KYAL-FM
- Muskogee, Oklahoma; United States;
- Broadcast area: Tulsa metropolitan area
- Frequency: 97.1 MHz
- Branding: The Sports Animal

Programming
- Format: Sports
- Affiliations: ESPN Radio

Ownership
- Owner: Stephens Media Group; (KMMY Inc.);
- Sister stations: KCFO; KTSO; KXOJ-FM; KYAL;

History
- First air date: January 19, 1984
- Former call signs: KRLQ (1984–1990); KKWK (1988–1991); KMMY (1991–2006);

Technical information
- Licensing authority: FCC
- Facility ID: 35141
- Class: C
- ERP: 100,000 watts
- HAAT: 600 meters (2,000 ft)
- Transmitter coordinates: 35°24′48.4″N 95°21′55.9″W﻿ / ﻿35.413444°N 95.365528°W
- Repeaters: 96.1 KITO-FM (Vinita, Oklahoma); 101.1 KEOJ (Caney, Kansas);

Links
- Public license information: Public file; LMS;
- Webcast: Listen live
- Website: sportsanimalradio.com

= KYAL-FM =

Radio station in Muskogee, Oklahoma

KYAL-FM (97.1 FM, "The Sports Animal") is a commercial radio station licensed to Muskogee, Oklahoma, and serving the Tulsa metropolitan area. It is owned by Stephens Media Group, and it simulcasts a sports radio format with sister station KYAL 1550 AM. The stations have Oklahoma-based sports shows on weekdays and they air the syndicated The Paul Finebaum Show in the evening. Nights and weekends, KYAL-AM-FM carry ESPN Radio. The studios are at the CityPlex Towers in South Tulsa.

KYAL-FM has an effective radiated power (ERP) of 100,000 watts, the maximum for most FM stations in the U.S. The transmitter tower is off East 1110 Road in the Shady Grove area of Muskogee.

==History==
The station signed on the air on January 19, 1984. The original call sign was KRLQ. Later, as KKWK, the station was known as "Quick 97". In 1987, it began airing the syndicated weekend countdown show, American Top 40.

As KMMY, this station was known as "Y97, Today's Hot New Country" and aired a country music format. Notable on-air personalities included disk jockey Gary Walker and weather forecaster Don Woods.
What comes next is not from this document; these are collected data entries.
__global__ void gmx_batch_begin_kernel(uint32_t *counters, uint32_t *zero, uint32_t zero_words) {
  if (blockIdx.x == 0)
    for (uint32_t i = threadIdx.x; i < GMX_N_COUNTERS * GMX_CNT_STRIDE; i += blockDim.x) counters[i] = 0;
  for (uint32_t i = blockIdx.x * blockDim.x + threadIdx.x; i < zero_words; i += gridDim.x * blockDim.x) zero[i] = 0;
}

__device__ __forceinline__ uint32_t gmx_even_bits(unsigned long long x) {
  x &= 0x5555555555555555ull;
  x = (x | (x >> 1)) & 0x3333333333333333ull;
  x = (x | (x >> 2)) & 0x0F0F0F0F0F0F0F0Full;
  x = (x | (x >> 4)) & 0x00FF00FF00FF00FFull;
  x = (x | (x >> 8)) & 0x0000FFFF0000FFFFull;
  x = (x | (x >> 16)) & 0x00000000FFFFFFFFull;
  return (uint32_t)x;
}
__global__ void __launch_bounds__(256) gmx_unpack2_kernel(BatchView b, const uint32_t *stream, uint32_t base0, uint2 *packed) {
  const uint32_t ppr_uniform = b.pairs_per_read;
  for (uint64_t t = blockIdx.x * (uint64_t)blockDim.x + threadIdx.x;; t += (uint64_t)gridDim.x * blockDim.x) {
// ... 27 lines not shown
  }
}

static int launch_batch(gmx_engine *e, const BatchInput &in, hipStream_t stream) {
  const uint64_t n_reads = in.n_reads, total_bases = in.total_bases;
  if (n_reads == 0) return GMX_OK;
  if (n_reads > (0x7fffffffull / GMX_FAST_ARENA) / 2) {
    gmx_set_error("batch too large: at most 44 M reads per launch (lower gmx_engine_opts.max_batch_reads)");
    return GMX_EINVAL;
  }
  int rc = e->log_sites ? log_settle(e) : GMX_OK;
  if (rc) return rc;
  if ((rc = ensure_batch_capacity(e, n_reads, true))) return rc;
  const bool fold_reset = e->reset_pending && e->reset_stream == stream;
  if (e->reset_pending && !fold_reset && (rc = flush_reset(e))) return rc;
  e->reset_pending = false;
  if (!in.d_planes) {
    uint64_t need = total_bases / 32 + n_reads + 16;
    if (need > e->cap_packed) {
      rc = e->alloc(&e->d_packed, need, false);
      if (rc) return rc;
      e->cap_packed = need;
    }
  }
  BatchView b{in.d_reads, in.d_offsets, in.d_seeds, (in.d_planes || in.d_twobit) ? in.d_skip : e->d_skip, in.d_planes ? in.d_planes : e->d_packed,
              (uint32_t)n_reads, (uint32_t)(e->opts.forward_only ? 1 : 0), in.uniform_len, (in.uniform_len + 31u) / 32u,
              e->keep_states ? 1u : 0u};
  const uint32_t region_inv = (uint32_t)std::min<uint64_t>(0xFFFFFFFFull, (((uint64_t)GMX_REGIONS << 32) + e->dview.n_prg - 1) / std::max<uint32_t>(e->dview.n_prg, 1u));
  SearchOut o{};
  o.status = e->d_status;
  o.n_final = e->d_n_final;
// ... 68 lines not shown
    HIP_TRY(hipEventCreate(&ev.c));
    for (int k = 0; k < GMX_TK_N; ++k) {
      HIP_TRY(hipEventCreate(&ev.k[k][0]));
      HIP_TRY(hipEventCreate(&ev.k[k][1]));
    }
    ev.reads = n_reads;
    HIP_TRY(hipEventRecord(ev.s, stream));
  }
  auto t_ev = [&](int k, int side) -> hipEvent_t {
    if (!e->timing) return nullptr;
    ev.timed |= 1u << k;
    return ev.k[k][side];
  };
  if (in.d_planes || in.d_twobit) {
    hipLaunchKernelGGL(gmx_batch_begin_kernel, dim3(fold_reset ? 256 : 1), dim3(1024), 0, stream, e->d_counters,
                       fold_reset ? e->d_fused : nullptr, fold_reset ? (uint32_t)(e->n_fused + 32) : 0u);
    if (in.d_twobit) {
      const uint64_t threads = in.uniform_len ? n_reads * ((in.uniform_len + 31u) / 32u) : n_reads;
      hipExtLaunchKernelGGL(gmx_unpack2_kernel, dim3((unsigned)std::min<uint64_t>((threads + 255) / 256, 1u << 20)), dim3(256), 0, stream,
                            t_ev(GMX_TK_UNPACK, 0), t_ev(GMX_TK_UNPACK, 1), 0u, b, in.d_twobit, in.twobit_base0, e->d_packed);
    }
  } else
    hipLaunchKernelGGL(gmx_pack_kernel, dim3((unsigned)((n_reads + GMX_PACK_READS - 1) / GMX_PACK_READS)), dim3(GMX_PACK_THREADS), 0, stream, b,
                       e->d_skip, e->d_packed, e->d_counters, fold_reset ? e->d_fused : nullptr, fold_reset ? (uint32_t)(e->n_fused + 32) : 0u);
  if (fold_reset && (rc = note_zeroed(e, stream))) return rc;
  size_t lds = (size_t)GMX_STACK_DEPTH * GMX_STACK_WORDS * GMX_BLOCK * sizeof(uint32_t);
  const size_t big_lds = (size_t)GMX_BIG_LDS_DEPTH * GMX_STACK_WORDS * 64 * sizeof(uint32_t);
  dim3 task_grid((n_tasks + GMX_BLOCK - 1) / GMX_BLOCK);
  const bool seeded = e->dview.kmer_size2 != 0 && !getenv("GMX_NO_SEEDED");
  if (seeded)
    hipExtLaunchKernelGGL(gmx_seed_kernel, dim3((n_tasks + GMX_SEED_THREADS * GMX_SEED_CHUNKS - 1) / (GMX_SEED_THREADS * GMX_SEED_CHUNKS)), dim3(GMX_SEED_THREADS), 0, stream,
                          t_ev(GMX_TK_SEED, 0), t_ev(GMX_TK_SEED, 1), 0u, e->dview, b, o);
  else if (e->seed_cursor)
    hipExtLaunchKernelGGL(gmx_probe_kernel<true>, task_grid, dim3(GMX_BLOCK), (uint32_t)lds, stream, t_ev(GMX_TK_SEED, 0), t_ev(GMX_TK_SEED, 1), 0u, e->dview, b, o,
                          e->probe_iters);
  else
    hipExtLaunchKernelGGL(gmx_probe_kernel<false>, task_grid, dim3(GMX_BLOCK), (uint32_t)lds, stream, t_ev(GMX_TK_SEED, 0), t_ev(GMX_TK_SEED, 1), 0u, e->dview, b, o,
                          e->probe_iters);
  HIP_TRY(hipEventRecord(e->ev_fork, stream));
// ... 297 lines not shown
  out->eng = tw;
  out->stream = tw->main_stream;
  e->twin_in_flight = true;
  e->last_on_twin = true;
  return GMX_OK;
}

The station was assigned the KYAL-FM call letters by the Federal Communications Commission on April 3, 2006. The station flipped from country music to all-sports on April 17, 2006, when the "Sports Animal" format, previously heard on 1550 KYAL only, began to simulcast on sister station KYAL-FM. The AM station and KBIX simulcast this programming as part of the Sports Animal Network. The station made the change to increase the coverage area and improve the signal as part of a drive to improve ratings.